• Work order: Although the data below holds other lines too, output only those from the line with "void __launch_bounds__(kAttnThreads, 1)" up to and including the line with "float m0 = -INFINITY, m1", exactly as they appear.
[Extracted records — start]
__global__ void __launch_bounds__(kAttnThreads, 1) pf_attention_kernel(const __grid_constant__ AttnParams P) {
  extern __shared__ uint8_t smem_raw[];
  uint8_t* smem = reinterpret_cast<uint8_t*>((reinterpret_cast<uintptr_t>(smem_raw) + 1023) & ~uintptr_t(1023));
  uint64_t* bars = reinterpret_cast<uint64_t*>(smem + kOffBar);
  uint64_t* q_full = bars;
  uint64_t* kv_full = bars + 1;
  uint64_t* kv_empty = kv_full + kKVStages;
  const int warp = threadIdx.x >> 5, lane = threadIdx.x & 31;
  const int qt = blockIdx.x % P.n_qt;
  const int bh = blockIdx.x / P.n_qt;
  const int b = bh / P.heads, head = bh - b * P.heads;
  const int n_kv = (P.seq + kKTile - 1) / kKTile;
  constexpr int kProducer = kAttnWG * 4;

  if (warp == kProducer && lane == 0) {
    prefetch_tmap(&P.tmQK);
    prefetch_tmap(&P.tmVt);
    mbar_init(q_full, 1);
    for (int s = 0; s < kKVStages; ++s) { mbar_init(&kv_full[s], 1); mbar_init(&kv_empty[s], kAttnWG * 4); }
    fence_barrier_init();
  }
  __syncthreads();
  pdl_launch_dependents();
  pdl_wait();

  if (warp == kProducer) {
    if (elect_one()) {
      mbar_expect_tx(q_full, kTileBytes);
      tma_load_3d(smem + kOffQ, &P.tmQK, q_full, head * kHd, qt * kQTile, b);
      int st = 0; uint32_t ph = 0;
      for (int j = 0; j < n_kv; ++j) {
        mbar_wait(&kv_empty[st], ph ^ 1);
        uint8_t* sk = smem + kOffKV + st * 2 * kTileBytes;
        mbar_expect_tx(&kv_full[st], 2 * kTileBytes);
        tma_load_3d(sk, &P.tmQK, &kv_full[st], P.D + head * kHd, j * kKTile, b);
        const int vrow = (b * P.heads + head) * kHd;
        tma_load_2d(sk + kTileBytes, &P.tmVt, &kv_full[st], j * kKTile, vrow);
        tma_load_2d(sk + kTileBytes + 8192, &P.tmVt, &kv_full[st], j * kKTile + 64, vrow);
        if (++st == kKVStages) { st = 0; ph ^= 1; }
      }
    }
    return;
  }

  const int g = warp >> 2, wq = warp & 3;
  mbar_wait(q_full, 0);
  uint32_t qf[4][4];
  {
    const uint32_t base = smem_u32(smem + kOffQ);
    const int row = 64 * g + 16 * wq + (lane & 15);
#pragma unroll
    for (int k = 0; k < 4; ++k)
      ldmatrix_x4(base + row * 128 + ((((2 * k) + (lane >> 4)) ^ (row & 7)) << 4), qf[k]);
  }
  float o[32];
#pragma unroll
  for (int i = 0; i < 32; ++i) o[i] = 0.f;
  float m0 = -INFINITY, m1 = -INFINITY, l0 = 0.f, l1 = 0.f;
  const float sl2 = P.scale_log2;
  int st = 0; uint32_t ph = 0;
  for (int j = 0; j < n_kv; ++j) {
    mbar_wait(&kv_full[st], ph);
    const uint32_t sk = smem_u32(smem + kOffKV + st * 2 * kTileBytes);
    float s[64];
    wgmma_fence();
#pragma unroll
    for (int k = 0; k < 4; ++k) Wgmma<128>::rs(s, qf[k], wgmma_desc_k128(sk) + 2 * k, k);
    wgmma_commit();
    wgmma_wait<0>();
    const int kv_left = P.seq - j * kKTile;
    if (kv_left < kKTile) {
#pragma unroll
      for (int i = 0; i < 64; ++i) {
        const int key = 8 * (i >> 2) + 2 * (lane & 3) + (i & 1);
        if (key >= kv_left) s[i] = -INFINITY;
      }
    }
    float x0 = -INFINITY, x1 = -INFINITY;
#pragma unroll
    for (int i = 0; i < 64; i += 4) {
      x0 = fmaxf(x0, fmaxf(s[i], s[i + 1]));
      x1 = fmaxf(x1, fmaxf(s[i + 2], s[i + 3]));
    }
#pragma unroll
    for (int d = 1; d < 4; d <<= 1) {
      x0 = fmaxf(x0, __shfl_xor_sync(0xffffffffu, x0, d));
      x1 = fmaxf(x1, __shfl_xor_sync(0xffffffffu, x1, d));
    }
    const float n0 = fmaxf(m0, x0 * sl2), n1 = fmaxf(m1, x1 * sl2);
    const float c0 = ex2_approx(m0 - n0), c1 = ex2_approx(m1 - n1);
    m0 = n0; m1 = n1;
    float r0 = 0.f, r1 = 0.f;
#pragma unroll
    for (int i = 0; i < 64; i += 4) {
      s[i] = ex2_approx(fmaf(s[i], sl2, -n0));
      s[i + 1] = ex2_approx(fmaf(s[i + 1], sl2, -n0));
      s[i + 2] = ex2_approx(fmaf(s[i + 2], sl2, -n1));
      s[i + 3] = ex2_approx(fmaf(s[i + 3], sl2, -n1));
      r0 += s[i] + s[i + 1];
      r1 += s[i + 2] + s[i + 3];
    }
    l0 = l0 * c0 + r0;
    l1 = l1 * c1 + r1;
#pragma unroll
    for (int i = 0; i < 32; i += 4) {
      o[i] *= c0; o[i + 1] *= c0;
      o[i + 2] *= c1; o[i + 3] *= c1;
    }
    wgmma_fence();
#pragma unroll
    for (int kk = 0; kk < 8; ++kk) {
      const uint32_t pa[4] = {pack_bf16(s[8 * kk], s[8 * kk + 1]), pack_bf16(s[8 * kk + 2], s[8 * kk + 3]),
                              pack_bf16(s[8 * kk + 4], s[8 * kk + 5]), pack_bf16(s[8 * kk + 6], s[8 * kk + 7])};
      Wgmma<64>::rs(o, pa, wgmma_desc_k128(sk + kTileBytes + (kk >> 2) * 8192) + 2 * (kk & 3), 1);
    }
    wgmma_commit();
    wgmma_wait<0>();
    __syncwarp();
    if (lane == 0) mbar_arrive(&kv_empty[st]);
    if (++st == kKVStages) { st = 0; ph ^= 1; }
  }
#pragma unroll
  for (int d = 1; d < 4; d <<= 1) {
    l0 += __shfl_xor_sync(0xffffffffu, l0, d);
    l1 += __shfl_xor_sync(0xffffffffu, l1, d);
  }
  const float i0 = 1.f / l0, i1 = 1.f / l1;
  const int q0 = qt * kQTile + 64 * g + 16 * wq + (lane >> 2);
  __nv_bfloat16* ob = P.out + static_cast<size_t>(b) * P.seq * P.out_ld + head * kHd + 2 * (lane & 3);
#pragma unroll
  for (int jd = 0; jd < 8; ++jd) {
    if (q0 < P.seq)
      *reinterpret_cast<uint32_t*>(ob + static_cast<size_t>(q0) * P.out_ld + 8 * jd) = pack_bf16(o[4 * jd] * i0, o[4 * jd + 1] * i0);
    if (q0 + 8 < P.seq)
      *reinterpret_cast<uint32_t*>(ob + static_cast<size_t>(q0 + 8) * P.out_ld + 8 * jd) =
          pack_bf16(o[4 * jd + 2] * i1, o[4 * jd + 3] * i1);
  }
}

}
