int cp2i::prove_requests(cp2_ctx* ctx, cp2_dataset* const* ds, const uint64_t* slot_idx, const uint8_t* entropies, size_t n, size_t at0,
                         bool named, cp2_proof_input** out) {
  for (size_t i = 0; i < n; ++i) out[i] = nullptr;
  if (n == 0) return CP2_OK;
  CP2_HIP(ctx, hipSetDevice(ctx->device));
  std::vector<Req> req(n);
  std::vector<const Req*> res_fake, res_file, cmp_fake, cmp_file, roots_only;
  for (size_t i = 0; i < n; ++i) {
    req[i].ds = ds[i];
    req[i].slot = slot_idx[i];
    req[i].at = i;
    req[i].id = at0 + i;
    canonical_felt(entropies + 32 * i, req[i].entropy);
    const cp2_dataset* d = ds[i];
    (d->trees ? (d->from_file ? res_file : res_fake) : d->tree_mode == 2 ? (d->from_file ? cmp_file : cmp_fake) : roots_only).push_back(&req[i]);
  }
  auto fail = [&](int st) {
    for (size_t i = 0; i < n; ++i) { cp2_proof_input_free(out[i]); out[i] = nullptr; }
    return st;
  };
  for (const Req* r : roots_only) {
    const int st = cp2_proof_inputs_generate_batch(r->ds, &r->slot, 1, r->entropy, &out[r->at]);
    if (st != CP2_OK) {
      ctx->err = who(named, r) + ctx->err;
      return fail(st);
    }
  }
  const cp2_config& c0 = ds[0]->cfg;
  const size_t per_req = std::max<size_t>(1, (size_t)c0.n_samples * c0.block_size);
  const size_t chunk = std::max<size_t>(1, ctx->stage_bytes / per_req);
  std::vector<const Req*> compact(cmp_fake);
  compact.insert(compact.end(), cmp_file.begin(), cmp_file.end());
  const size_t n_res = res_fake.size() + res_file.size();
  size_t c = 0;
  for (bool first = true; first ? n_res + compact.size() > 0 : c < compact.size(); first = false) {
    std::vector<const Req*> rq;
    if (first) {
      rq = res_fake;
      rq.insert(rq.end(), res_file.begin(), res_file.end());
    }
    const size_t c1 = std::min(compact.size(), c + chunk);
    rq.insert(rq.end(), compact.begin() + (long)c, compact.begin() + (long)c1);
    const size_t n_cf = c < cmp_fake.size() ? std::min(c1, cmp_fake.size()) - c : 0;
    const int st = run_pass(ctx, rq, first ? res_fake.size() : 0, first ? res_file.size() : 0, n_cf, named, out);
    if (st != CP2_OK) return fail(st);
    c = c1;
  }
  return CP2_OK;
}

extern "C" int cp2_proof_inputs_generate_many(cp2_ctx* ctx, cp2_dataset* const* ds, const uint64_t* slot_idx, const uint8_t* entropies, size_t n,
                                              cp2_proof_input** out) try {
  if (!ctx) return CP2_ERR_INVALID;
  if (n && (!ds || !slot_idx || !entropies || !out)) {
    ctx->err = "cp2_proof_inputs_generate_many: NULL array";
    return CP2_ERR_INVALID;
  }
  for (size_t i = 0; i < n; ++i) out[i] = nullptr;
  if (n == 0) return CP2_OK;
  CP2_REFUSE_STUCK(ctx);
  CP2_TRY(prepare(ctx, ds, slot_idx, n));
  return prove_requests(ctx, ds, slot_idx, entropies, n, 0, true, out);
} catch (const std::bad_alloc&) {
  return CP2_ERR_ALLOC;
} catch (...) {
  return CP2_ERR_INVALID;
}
[Extracted records — finish]
[Extracted records — start]
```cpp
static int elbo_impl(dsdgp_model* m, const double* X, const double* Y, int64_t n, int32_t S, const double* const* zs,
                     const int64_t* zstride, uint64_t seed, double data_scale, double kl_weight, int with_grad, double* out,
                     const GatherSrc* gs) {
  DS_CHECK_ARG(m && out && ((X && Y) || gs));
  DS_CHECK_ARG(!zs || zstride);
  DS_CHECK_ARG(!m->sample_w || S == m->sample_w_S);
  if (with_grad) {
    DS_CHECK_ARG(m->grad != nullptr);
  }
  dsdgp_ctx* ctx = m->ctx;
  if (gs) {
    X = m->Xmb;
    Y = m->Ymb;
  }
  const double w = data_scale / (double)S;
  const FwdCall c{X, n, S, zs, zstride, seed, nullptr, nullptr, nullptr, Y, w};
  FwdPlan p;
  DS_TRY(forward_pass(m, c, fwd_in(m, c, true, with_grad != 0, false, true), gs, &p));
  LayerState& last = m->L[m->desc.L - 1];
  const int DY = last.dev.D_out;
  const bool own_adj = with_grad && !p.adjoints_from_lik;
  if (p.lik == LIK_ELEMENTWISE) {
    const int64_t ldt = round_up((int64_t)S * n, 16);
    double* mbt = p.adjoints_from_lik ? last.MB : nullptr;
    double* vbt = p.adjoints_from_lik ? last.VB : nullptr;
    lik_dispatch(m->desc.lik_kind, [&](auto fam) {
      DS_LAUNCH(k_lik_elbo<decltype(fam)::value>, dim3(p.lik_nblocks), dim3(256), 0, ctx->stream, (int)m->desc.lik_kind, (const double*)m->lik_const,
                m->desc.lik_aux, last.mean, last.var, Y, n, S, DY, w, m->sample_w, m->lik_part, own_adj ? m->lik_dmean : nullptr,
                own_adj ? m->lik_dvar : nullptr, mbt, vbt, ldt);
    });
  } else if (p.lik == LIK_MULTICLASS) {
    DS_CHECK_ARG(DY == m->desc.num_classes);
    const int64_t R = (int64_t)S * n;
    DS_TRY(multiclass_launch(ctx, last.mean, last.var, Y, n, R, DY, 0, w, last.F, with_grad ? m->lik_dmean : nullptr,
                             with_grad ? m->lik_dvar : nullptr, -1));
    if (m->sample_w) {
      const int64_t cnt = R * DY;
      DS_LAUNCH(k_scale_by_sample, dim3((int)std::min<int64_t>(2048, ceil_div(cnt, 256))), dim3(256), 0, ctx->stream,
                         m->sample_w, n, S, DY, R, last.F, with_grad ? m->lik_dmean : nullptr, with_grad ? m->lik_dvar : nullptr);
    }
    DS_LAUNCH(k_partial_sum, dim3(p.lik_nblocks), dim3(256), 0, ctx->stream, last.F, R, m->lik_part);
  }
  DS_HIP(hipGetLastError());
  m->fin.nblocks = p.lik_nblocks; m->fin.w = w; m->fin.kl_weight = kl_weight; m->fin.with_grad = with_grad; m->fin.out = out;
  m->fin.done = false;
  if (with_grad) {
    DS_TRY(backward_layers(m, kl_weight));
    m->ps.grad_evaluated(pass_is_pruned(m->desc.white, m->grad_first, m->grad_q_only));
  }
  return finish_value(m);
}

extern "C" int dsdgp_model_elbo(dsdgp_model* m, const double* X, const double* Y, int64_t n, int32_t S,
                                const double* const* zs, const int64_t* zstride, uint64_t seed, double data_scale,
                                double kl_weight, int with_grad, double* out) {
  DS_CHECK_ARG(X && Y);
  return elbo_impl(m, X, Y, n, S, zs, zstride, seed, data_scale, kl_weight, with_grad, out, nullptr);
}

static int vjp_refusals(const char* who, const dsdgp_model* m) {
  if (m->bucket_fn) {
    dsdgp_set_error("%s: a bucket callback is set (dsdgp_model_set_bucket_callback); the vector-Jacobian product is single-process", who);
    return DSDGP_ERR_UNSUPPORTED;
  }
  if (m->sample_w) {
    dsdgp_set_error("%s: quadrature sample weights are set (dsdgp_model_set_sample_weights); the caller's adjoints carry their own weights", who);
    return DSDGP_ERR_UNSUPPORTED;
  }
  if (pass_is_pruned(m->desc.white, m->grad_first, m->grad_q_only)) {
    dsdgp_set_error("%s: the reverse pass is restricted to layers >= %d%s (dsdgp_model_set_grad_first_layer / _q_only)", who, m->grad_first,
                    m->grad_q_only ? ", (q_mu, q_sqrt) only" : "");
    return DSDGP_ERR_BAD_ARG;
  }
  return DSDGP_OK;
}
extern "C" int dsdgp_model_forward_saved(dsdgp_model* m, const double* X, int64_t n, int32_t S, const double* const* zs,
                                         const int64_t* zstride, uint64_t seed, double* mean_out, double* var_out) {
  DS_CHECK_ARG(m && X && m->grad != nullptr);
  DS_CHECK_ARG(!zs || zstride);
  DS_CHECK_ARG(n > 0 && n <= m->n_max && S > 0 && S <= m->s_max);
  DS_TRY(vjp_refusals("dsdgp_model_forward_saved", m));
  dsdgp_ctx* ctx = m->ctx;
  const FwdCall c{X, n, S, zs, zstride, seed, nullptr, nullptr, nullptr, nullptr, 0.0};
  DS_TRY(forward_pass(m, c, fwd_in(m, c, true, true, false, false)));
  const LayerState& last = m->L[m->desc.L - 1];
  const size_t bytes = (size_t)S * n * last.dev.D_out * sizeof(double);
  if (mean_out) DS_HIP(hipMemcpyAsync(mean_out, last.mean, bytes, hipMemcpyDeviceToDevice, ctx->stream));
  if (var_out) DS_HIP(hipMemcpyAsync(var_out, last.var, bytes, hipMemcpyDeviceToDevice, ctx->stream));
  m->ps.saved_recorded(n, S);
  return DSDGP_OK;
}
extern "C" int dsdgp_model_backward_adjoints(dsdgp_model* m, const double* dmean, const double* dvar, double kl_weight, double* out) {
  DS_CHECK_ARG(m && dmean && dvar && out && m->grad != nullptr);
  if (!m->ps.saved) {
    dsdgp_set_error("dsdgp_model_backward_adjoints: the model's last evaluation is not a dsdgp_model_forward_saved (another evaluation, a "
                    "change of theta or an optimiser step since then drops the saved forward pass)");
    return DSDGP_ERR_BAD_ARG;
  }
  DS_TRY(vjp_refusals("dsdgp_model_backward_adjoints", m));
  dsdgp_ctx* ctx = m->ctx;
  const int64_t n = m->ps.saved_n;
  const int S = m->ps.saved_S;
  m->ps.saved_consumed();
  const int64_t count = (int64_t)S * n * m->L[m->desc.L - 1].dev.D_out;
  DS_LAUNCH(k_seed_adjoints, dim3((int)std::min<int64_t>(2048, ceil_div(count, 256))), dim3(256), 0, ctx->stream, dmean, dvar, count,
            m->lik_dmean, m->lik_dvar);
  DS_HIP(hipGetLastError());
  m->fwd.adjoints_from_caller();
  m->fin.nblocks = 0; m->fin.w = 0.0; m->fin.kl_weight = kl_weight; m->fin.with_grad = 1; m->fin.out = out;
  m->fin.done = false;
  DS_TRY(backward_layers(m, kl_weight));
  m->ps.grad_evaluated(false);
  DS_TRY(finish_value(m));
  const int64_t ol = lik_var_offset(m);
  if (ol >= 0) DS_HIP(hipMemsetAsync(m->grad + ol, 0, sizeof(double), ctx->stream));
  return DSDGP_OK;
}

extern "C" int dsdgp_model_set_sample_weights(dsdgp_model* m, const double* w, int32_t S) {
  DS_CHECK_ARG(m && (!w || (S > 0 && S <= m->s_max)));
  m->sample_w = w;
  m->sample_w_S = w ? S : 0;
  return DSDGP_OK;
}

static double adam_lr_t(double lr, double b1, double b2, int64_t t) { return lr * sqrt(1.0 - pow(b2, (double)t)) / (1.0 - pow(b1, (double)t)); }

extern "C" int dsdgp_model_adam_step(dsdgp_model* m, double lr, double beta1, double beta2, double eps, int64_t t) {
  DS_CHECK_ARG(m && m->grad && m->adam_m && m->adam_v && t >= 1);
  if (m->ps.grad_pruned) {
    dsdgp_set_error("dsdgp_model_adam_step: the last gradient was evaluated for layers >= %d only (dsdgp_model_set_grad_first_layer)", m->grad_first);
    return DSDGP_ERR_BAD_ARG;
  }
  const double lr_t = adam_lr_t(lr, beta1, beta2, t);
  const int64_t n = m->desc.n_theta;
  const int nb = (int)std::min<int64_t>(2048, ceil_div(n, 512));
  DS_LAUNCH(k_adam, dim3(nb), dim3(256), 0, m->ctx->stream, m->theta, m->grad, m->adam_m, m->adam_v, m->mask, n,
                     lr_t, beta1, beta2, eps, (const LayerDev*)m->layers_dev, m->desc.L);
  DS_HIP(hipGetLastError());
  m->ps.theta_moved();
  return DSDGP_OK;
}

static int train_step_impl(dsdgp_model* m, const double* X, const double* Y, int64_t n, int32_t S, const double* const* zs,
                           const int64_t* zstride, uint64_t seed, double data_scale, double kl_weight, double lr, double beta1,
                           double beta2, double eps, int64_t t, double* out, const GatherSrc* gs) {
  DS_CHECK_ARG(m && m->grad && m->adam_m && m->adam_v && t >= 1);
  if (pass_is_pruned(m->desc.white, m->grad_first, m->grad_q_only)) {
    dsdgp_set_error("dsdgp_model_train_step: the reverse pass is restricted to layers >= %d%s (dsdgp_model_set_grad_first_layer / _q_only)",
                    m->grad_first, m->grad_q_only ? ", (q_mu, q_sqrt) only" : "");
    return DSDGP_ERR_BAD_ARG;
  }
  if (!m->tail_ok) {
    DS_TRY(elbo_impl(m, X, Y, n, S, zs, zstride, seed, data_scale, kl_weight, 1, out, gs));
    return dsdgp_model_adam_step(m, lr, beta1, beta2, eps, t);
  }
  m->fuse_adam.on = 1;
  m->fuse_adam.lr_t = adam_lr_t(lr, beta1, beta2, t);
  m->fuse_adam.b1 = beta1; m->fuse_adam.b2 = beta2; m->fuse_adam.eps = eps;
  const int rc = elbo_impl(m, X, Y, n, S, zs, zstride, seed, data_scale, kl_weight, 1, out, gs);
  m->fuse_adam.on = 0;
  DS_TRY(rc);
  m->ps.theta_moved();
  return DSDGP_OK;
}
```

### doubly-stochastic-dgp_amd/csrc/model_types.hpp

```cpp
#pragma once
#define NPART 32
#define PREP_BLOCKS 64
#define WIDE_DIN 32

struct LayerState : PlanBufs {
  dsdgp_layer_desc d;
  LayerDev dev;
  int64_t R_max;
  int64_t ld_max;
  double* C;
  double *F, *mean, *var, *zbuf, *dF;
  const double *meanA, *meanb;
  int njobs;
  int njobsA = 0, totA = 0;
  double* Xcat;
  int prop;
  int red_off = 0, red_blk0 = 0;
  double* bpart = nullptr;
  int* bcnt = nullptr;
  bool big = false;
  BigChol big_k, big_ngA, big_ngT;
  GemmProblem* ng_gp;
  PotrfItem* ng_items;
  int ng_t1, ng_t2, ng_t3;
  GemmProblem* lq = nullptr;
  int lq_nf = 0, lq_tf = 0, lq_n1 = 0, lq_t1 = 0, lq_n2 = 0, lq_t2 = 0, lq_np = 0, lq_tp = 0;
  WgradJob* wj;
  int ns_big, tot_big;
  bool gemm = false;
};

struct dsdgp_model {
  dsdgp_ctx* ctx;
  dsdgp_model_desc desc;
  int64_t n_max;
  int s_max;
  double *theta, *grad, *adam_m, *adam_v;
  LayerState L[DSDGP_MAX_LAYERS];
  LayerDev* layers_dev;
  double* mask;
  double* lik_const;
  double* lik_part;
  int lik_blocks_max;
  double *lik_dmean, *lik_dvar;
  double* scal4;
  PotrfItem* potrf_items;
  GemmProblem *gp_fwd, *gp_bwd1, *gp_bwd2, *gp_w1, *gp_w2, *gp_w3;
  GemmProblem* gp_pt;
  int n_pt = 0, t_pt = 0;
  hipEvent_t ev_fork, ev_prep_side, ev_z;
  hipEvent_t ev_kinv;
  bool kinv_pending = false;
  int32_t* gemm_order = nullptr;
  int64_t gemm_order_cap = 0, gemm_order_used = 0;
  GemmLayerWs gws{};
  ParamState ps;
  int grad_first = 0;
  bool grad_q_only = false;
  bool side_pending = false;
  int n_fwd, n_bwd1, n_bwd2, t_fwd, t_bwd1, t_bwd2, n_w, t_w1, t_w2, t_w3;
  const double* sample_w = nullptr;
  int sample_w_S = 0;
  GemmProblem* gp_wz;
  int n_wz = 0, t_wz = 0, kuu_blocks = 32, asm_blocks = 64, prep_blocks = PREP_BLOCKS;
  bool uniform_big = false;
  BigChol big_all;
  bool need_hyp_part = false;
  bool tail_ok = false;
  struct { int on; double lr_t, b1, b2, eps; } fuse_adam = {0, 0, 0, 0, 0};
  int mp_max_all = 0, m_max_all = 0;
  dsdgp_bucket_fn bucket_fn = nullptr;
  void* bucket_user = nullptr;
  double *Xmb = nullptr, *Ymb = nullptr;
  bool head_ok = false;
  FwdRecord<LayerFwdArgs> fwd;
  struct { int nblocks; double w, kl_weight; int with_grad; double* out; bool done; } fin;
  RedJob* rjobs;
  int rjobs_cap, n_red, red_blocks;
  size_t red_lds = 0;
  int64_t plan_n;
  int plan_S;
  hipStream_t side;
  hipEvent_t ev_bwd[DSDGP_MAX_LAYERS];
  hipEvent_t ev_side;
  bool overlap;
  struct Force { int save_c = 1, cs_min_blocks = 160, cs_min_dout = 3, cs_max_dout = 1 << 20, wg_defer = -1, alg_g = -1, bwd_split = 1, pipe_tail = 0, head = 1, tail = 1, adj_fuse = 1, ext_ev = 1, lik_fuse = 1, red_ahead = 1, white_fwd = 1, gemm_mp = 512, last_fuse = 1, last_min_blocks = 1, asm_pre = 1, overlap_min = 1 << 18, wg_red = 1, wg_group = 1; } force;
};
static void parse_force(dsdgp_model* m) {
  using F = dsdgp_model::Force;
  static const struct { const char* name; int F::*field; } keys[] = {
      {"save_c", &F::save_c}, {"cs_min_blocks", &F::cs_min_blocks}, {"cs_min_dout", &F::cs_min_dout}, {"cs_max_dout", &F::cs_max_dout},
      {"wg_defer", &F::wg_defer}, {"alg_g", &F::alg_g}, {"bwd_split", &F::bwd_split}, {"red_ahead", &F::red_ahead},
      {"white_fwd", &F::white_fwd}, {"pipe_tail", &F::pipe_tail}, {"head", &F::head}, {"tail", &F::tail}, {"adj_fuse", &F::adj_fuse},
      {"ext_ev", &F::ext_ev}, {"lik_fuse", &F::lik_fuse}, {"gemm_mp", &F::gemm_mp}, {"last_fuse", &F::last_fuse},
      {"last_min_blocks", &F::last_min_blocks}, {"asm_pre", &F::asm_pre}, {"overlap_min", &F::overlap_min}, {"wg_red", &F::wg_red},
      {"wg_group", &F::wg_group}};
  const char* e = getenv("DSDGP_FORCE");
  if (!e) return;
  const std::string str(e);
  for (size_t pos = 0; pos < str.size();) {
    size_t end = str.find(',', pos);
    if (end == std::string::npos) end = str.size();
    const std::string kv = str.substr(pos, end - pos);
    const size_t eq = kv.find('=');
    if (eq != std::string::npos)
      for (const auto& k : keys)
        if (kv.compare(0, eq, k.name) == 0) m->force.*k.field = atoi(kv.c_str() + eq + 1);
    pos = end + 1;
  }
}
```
[Extracted records — finish]
• Worked solution:
__global__ void __launch_bounds__(kAttnThreads, 1) pf_attention_kernel(const __grid_constant__ AttnParams P) {
  extern __shared__ uint8_t smem_raw[];
  uint8_t* smem = reinterpret_cast<uint8_t*>((reinterpret_cast<uintptr_t>(smem_raw) + 1023) & ~uintptr_t(1023));
  uint64_t* bars = reinterpret_cast<uint64_t*>(smem + kOffBar);
  uint64_t* q_full = bars;
  uint64_t* kv_full = bars + 1;
  uint64_t* kv_empty = kv_full + kKVStages;
  const int warp = threadIdx.x >> 5, lane = threadIdx.x & 31;
  const int qt = blockIdx.x % P.n_qt;
  const int bh = blockIdx.x / P.n_qt;
  const int b = bh / P.heads, head = bh - b * P.heads;
  const int n_kv = (P.seq + kKTile - 1) / kKTile;
  constexpr int kProducer = kAttnWG * 4;

  if (warp == kProducer && lane == 0) {
    prefetch_tmap(&P.tmQK);
    prefetch_tmap(&P.tmVt);
    mbar_init(q_full, 1);
    for (int s = 0; s < kKVStages; ++s) { mbar_init(&kv_full[s], 1); mbar_init(&kv_empty[s], kAttnWG * 4); }
    fence_barrier_init();
  }
  __syncthreads();
  pdl_launch_dependents();
  pdl_wait();

  if (warp == kProducer) {
    if (elect_one()) {
      mbar_expect_tx(q_full, kTileBytes);
      tma_load_3d(smem + kOffQ, &P.tmQK, q_full, head * kHd, qt * kQTile, b);
      int st = 0; uint32_t ph = 0;
      for (int j = 0; j < n_kv; ++j) {
        mbar_wait(&kv_empty[st], ph ^ 1);
        uint8_t* sk = smem + kOffKV + st * 2 * kTileBytes;
        mbar_expect_tx(&kv_full[st], 2 * kTileBytes);
        tma_load_3d(sk, &P.tmQK, &kv_full[st], P.D + head * kHd, j * kKTile, b);
        const int vrow = (b * P.heads + head) * kHd;
        tma_load_2d(sk + kTileBytes, &P.tmVt, &kv_full[st], j * kKTile, vrow);
        tma_load_2d(sk + kTileBytes + 8192, &P.tmVt, &kv_full[st], j * kKTile + 64, vrow);
        if (++st == kKVStages) { st = 0; ph ^= 1; }
      }
    }
    return;
  }

  const int g = warp >> 2, wq = warp & 3;
  mbar_wait(q_full, 0);
  uint32_t qf[4][4];
  {
    const uint32_t base = smem_u32(smem + kOffQ);
    const int row = 64 * g + 16 * wq + (lane & 15);
#pragma unroll
    for (int k = 0; k < 4; ++k)
      ldmatrix_x4(base + row * 128 + ((((2 * k) + (lane >> 4)) ^ (row & 7)) << 4), qf[k]);
  }
  float o[32];
#pragma unroll
  for (int i = 0; i < 32; ++i) o[i] = 0.f;
  float m0 = -INFINITY, m1 = -INFINITY, l0 = 0.f, l1 = 0.f;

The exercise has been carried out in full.